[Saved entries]
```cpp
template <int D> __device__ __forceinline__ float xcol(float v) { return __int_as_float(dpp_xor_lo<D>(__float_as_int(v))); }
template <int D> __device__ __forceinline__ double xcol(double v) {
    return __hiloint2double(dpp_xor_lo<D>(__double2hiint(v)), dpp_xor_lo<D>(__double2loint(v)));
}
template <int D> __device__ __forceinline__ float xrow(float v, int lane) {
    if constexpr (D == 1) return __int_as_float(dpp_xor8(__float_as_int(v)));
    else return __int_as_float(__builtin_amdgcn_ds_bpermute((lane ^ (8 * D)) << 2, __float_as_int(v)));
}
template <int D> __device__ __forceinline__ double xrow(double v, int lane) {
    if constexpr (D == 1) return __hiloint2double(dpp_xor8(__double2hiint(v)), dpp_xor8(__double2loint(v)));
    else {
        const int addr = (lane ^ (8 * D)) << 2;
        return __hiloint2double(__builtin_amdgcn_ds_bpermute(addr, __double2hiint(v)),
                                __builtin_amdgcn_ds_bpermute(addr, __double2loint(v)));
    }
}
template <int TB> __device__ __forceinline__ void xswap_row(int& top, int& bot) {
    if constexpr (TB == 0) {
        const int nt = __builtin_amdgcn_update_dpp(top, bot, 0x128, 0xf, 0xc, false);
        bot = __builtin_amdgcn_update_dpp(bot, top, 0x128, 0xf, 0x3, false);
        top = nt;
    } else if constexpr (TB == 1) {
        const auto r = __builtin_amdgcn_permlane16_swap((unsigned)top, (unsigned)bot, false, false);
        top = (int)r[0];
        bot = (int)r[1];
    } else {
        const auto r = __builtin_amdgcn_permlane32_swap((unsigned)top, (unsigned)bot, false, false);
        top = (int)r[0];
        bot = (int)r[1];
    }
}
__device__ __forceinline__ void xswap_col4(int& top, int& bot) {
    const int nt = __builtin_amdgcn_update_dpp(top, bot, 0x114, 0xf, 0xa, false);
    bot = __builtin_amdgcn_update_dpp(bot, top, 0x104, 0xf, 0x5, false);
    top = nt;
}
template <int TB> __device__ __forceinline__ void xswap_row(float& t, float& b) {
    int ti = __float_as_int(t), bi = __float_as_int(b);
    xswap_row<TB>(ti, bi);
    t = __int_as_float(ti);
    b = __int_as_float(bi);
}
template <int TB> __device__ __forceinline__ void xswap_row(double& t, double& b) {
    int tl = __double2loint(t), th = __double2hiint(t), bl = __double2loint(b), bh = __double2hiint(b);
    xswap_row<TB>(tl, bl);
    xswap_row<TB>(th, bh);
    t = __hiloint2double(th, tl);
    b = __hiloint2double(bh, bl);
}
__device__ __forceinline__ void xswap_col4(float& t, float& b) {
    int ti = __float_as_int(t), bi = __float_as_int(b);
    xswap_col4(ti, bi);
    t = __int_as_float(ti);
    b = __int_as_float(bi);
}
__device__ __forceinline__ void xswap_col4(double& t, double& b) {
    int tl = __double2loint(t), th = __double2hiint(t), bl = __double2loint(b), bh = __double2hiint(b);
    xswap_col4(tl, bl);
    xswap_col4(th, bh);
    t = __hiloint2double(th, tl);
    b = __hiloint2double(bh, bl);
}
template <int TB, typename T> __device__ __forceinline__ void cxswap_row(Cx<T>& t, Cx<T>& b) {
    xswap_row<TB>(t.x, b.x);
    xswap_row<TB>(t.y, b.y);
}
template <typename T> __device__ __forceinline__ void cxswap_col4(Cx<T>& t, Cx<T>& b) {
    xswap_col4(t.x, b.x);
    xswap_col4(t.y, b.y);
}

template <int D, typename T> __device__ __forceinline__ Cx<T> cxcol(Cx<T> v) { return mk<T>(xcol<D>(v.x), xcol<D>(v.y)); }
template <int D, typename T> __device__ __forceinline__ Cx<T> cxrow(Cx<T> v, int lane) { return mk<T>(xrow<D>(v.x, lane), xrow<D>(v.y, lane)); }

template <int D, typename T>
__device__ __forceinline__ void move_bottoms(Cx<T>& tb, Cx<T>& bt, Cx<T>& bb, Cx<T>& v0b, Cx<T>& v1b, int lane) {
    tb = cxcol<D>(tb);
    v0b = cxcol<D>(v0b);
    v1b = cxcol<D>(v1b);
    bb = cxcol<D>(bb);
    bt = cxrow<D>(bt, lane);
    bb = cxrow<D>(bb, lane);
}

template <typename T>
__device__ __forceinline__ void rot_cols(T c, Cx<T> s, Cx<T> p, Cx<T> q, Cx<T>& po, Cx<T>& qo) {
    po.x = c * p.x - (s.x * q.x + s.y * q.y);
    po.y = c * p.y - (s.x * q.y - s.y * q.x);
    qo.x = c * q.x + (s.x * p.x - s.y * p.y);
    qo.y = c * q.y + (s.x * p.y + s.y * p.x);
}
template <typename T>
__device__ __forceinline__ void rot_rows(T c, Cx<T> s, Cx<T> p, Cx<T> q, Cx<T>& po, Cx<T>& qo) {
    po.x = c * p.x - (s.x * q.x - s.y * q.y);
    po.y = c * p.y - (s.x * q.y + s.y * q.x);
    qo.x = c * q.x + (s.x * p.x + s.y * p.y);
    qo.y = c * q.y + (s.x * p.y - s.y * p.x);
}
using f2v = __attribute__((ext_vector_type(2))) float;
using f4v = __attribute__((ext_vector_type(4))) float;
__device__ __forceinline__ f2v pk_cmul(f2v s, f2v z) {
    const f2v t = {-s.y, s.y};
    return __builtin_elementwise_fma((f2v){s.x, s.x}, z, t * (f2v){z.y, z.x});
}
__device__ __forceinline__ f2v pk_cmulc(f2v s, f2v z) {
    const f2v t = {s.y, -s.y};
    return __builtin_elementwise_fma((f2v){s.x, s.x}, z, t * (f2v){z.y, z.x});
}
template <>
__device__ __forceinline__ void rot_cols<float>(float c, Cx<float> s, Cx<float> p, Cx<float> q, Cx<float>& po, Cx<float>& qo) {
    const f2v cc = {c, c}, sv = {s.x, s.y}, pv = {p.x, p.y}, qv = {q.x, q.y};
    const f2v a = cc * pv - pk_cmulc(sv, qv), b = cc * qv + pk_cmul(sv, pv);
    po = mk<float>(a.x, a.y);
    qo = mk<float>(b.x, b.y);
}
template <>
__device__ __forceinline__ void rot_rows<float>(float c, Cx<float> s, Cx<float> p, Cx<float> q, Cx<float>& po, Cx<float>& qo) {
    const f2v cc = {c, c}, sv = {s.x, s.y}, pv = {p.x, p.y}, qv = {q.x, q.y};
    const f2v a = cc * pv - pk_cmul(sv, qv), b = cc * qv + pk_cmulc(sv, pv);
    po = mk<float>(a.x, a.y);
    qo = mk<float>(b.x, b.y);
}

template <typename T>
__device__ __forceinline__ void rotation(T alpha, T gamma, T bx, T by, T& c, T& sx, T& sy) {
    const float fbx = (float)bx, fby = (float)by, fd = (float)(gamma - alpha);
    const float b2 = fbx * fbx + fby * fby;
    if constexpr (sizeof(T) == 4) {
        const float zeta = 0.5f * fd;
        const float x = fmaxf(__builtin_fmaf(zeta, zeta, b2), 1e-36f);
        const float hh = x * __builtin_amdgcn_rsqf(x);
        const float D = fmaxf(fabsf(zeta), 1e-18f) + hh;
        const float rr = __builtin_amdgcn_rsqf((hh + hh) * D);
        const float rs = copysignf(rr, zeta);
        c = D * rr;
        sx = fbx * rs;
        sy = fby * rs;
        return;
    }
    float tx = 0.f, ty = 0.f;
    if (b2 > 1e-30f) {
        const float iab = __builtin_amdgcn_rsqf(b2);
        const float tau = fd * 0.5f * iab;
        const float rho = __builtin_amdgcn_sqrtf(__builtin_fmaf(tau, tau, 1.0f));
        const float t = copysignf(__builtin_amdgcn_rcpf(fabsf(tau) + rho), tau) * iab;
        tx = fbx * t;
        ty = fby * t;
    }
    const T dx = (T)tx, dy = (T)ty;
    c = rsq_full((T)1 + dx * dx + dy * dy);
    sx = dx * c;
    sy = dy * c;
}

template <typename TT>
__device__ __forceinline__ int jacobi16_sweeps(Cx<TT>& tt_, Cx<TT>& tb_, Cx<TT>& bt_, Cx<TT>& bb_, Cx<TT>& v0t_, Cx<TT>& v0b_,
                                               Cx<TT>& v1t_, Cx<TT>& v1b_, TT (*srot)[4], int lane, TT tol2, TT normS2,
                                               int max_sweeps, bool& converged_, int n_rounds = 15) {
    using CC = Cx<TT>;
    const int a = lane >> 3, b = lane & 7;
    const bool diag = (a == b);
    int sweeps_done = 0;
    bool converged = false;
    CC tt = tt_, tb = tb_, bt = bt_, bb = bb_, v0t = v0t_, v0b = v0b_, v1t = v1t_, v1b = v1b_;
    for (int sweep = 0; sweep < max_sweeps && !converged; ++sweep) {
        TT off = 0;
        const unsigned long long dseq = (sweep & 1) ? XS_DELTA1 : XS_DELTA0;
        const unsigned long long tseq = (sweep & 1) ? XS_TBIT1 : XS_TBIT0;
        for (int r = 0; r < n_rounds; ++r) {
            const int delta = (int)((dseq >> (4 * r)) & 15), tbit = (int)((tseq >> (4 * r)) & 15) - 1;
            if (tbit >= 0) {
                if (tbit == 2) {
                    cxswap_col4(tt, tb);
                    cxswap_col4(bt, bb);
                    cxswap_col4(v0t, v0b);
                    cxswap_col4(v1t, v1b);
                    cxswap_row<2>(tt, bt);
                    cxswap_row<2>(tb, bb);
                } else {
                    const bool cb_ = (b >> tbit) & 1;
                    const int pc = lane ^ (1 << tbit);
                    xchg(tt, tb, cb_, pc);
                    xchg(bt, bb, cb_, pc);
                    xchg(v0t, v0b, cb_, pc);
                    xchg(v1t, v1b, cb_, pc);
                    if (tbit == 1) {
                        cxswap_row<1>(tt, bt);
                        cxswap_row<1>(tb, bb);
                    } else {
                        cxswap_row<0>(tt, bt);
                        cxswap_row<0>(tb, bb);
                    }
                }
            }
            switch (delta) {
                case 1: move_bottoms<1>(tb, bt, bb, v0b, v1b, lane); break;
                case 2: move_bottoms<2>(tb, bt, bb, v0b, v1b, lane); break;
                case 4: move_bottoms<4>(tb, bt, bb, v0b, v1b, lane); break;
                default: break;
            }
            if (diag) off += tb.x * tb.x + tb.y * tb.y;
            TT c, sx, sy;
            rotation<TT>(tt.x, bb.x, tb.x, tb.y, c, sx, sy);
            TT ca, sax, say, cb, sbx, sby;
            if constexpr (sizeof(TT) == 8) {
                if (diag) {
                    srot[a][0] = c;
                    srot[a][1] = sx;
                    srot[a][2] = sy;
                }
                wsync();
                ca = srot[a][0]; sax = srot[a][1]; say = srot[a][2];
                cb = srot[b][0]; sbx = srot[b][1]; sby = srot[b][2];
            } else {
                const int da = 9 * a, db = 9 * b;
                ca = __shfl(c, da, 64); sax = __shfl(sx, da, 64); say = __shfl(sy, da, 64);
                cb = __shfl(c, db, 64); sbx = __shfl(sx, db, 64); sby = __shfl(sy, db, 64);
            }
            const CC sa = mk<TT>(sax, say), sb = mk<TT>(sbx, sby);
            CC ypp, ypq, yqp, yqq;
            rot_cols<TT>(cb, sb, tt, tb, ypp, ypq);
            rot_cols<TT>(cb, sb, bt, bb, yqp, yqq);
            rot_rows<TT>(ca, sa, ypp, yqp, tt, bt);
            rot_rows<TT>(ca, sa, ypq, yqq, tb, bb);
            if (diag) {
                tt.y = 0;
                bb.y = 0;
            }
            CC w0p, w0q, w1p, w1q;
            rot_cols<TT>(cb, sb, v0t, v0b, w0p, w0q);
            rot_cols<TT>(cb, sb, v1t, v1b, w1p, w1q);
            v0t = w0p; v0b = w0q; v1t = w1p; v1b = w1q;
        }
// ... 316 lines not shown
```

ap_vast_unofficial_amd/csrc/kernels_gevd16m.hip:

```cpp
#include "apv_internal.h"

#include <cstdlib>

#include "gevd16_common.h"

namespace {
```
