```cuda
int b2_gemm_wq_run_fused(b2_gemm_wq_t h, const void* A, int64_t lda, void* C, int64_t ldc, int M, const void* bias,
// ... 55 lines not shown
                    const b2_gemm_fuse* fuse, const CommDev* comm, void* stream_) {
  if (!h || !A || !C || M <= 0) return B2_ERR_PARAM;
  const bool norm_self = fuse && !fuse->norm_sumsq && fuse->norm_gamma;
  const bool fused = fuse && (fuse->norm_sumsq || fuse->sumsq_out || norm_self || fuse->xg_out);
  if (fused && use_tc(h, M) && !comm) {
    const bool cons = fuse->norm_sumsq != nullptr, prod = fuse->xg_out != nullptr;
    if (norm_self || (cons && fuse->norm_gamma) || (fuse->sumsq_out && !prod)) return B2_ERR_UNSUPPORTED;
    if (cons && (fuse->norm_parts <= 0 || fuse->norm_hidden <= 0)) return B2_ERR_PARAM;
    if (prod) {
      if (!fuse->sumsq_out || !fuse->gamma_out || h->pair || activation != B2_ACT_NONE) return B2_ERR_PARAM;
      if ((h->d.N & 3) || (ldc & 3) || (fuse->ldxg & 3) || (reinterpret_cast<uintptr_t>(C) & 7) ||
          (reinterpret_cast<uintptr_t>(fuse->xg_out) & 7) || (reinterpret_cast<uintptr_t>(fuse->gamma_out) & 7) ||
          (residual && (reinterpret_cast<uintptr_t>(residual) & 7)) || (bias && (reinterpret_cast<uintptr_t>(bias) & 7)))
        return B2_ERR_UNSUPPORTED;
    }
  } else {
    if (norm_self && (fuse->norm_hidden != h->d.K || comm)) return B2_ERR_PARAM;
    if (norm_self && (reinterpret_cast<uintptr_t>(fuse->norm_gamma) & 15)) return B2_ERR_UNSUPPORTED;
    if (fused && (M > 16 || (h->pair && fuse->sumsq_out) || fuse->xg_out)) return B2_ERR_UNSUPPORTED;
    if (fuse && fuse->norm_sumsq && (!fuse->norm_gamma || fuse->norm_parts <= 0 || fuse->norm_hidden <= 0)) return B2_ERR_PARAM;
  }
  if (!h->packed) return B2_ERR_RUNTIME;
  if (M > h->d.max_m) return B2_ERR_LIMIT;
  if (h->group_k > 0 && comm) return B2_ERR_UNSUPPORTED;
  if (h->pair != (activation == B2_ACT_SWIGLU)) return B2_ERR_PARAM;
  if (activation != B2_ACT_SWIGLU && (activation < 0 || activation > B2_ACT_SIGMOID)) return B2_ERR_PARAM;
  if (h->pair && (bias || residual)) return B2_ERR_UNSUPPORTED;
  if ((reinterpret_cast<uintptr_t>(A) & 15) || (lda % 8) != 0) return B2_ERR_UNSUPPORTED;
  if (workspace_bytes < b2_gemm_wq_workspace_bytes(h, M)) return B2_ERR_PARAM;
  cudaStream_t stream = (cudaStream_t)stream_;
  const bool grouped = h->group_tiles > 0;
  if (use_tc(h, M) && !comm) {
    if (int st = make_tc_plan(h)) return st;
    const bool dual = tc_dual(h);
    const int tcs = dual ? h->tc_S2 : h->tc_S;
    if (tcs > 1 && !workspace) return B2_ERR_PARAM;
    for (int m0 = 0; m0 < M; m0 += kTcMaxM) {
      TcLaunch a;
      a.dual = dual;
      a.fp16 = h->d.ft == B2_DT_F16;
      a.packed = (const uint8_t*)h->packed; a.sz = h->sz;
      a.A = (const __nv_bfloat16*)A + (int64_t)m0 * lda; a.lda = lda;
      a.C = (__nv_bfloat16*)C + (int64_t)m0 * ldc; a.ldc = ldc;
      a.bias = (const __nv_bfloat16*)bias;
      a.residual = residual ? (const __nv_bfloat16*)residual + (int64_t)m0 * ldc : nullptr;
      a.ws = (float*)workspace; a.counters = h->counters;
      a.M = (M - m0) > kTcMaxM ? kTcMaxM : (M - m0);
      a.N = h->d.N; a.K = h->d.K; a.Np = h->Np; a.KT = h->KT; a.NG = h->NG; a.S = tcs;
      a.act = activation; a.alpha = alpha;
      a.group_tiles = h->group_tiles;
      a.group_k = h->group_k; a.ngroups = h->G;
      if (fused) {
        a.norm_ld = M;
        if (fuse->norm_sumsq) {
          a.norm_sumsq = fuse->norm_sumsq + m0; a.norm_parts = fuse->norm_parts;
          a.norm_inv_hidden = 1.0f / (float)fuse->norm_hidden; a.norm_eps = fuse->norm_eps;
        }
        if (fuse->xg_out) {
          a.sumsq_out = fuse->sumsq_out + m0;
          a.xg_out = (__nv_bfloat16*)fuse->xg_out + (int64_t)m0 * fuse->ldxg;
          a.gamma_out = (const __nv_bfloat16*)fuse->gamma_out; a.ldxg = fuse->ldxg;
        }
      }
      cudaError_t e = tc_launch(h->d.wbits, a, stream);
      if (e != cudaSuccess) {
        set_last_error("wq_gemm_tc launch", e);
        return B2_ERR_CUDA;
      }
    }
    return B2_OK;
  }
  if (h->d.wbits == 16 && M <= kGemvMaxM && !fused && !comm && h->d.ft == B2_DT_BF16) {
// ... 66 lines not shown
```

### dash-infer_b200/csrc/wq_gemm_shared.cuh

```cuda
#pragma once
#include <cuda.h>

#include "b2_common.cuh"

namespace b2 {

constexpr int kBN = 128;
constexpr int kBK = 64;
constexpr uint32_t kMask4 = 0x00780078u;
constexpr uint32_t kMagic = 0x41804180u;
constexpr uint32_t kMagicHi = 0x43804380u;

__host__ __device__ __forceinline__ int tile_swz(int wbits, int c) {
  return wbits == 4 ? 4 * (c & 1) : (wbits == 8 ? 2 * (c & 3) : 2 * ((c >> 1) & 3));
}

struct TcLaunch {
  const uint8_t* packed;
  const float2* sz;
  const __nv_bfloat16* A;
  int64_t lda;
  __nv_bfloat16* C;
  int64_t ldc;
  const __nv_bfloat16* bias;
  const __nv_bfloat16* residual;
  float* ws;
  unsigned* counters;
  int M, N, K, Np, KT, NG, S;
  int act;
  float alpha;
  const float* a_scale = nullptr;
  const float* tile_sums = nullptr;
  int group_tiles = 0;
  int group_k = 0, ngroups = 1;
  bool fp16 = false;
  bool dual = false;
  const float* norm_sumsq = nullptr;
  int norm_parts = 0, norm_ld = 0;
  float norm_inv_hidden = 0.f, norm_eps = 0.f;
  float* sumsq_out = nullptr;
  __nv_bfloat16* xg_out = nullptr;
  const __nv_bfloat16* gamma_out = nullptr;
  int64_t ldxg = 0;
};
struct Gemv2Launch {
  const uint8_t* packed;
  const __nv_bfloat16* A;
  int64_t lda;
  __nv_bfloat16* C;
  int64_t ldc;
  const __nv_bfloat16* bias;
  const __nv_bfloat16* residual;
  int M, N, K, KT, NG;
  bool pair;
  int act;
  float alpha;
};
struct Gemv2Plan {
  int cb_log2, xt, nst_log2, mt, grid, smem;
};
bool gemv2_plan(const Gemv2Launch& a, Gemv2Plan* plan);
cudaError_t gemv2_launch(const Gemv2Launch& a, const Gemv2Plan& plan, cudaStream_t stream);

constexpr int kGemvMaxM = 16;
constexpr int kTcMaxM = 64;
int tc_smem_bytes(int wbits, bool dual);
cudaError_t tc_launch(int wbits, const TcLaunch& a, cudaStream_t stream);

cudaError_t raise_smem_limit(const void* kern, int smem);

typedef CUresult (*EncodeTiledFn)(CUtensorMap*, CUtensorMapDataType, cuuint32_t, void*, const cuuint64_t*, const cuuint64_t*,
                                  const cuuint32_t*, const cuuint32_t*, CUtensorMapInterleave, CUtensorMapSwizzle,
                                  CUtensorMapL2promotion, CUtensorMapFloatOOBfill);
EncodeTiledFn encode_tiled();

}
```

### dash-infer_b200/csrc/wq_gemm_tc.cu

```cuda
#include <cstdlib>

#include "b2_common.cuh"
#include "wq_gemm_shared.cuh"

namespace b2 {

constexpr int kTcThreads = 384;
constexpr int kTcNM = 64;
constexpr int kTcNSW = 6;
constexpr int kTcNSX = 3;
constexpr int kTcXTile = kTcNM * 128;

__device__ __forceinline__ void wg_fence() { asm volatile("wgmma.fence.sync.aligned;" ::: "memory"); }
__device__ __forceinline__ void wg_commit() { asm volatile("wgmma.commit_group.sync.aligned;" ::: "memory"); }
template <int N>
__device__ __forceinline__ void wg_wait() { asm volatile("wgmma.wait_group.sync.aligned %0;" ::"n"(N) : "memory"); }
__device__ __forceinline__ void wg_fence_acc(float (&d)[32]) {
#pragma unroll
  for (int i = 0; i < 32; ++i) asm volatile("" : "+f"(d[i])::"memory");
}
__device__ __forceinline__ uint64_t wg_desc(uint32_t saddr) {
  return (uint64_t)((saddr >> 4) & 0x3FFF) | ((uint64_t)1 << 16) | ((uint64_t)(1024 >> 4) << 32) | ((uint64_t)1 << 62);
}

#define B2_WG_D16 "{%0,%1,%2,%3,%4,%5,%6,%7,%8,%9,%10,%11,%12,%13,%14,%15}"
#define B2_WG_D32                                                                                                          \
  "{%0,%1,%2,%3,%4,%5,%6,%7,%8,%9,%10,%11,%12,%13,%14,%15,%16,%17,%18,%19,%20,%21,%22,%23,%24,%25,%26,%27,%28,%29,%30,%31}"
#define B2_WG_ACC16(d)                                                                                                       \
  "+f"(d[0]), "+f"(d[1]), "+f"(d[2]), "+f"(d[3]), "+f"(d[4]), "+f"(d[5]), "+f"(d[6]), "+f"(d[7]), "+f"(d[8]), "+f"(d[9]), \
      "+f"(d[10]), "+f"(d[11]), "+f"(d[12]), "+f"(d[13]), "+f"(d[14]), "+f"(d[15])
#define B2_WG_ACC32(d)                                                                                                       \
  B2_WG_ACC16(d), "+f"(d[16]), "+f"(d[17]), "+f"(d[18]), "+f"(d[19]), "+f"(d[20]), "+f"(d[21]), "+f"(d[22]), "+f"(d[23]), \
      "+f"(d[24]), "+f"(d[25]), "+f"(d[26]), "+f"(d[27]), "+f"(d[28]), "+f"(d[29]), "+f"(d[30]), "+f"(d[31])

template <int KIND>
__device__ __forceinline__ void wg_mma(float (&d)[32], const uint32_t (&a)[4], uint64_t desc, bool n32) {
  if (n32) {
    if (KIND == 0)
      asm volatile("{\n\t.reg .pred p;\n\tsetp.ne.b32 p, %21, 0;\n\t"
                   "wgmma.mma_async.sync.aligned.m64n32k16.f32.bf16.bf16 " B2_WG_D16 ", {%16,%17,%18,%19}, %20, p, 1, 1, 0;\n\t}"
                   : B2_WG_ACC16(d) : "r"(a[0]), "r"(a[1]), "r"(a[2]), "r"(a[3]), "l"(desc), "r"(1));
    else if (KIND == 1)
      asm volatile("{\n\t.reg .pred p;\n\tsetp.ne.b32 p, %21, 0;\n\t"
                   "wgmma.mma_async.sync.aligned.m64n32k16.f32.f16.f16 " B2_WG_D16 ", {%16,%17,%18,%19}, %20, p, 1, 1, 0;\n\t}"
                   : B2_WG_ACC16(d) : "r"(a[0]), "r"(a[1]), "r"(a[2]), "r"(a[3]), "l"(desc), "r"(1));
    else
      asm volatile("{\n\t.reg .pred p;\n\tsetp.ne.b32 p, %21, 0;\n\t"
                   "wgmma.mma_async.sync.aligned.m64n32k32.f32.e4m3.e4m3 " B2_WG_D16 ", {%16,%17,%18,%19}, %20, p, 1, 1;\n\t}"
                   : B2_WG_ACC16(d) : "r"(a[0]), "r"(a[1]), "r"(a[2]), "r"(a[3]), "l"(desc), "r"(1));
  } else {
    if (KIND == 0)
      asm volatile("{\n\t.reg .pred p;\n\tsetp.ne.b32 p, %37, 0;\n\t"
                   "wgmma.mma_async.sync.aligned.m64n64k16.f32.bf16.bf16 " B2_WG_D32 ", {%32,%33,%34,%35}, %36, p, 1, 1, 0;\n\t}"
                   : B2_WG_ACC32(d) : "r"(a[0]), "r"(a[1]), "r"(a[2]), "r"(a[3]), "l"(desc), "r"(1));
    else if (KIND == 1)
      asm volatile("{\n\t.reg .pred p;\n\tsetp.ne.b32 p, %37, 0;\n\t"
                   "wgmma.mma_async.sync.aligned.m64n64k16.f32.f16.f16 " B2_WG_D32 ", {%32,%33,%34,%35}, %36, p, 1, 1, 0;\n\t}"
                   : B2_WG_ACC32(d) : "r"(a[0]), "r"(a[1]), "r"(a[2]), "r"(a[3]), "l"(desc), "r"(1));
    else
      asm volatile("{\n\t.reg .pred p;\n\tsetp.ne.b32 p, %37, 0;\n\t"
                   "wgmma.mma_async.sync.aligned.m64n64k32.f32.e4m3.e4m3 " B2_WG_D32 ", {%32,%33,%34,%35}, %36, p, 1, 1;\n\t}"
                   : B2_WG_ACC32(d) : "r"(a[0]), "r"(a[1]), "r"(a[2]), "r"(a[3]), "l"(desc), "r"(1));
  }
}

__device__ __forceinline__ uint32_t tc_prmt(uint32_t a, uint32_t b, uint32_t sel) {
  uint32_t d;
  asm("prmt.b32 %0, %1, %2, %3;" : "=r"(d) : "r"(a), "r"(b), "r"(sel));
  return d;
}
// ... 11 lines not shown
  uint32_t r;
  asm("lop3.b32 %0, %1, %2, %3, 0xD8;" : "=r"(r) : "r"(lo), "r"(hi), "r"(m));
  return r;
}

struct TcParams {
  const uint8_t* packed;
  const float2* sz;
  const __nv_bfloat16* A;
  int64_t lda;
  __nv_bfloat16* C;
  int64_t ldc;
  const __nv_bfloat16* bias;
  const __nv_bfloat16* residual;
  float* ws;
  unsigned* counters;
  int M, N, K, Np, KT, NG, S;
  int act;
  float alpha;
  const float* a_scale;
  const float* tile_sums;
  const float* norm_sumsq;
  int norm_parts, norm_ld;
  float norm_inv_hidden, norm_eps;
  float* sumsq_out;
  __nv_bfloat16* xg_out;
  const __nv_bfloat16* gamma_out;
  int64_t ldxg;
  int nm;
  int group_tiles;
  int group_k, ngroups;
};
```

§ **Description of the task**
Sift through the entries and copy every line with "rotation".

§ **Exercise result**
__device__ __forceinline__ void rotation(T alpha, T gamma, T bx, T by, T& c, T& sx, T& sy) {
            rotation<TT>(tt.x, bb.x, tb.x, tb.y, c, sx, sy);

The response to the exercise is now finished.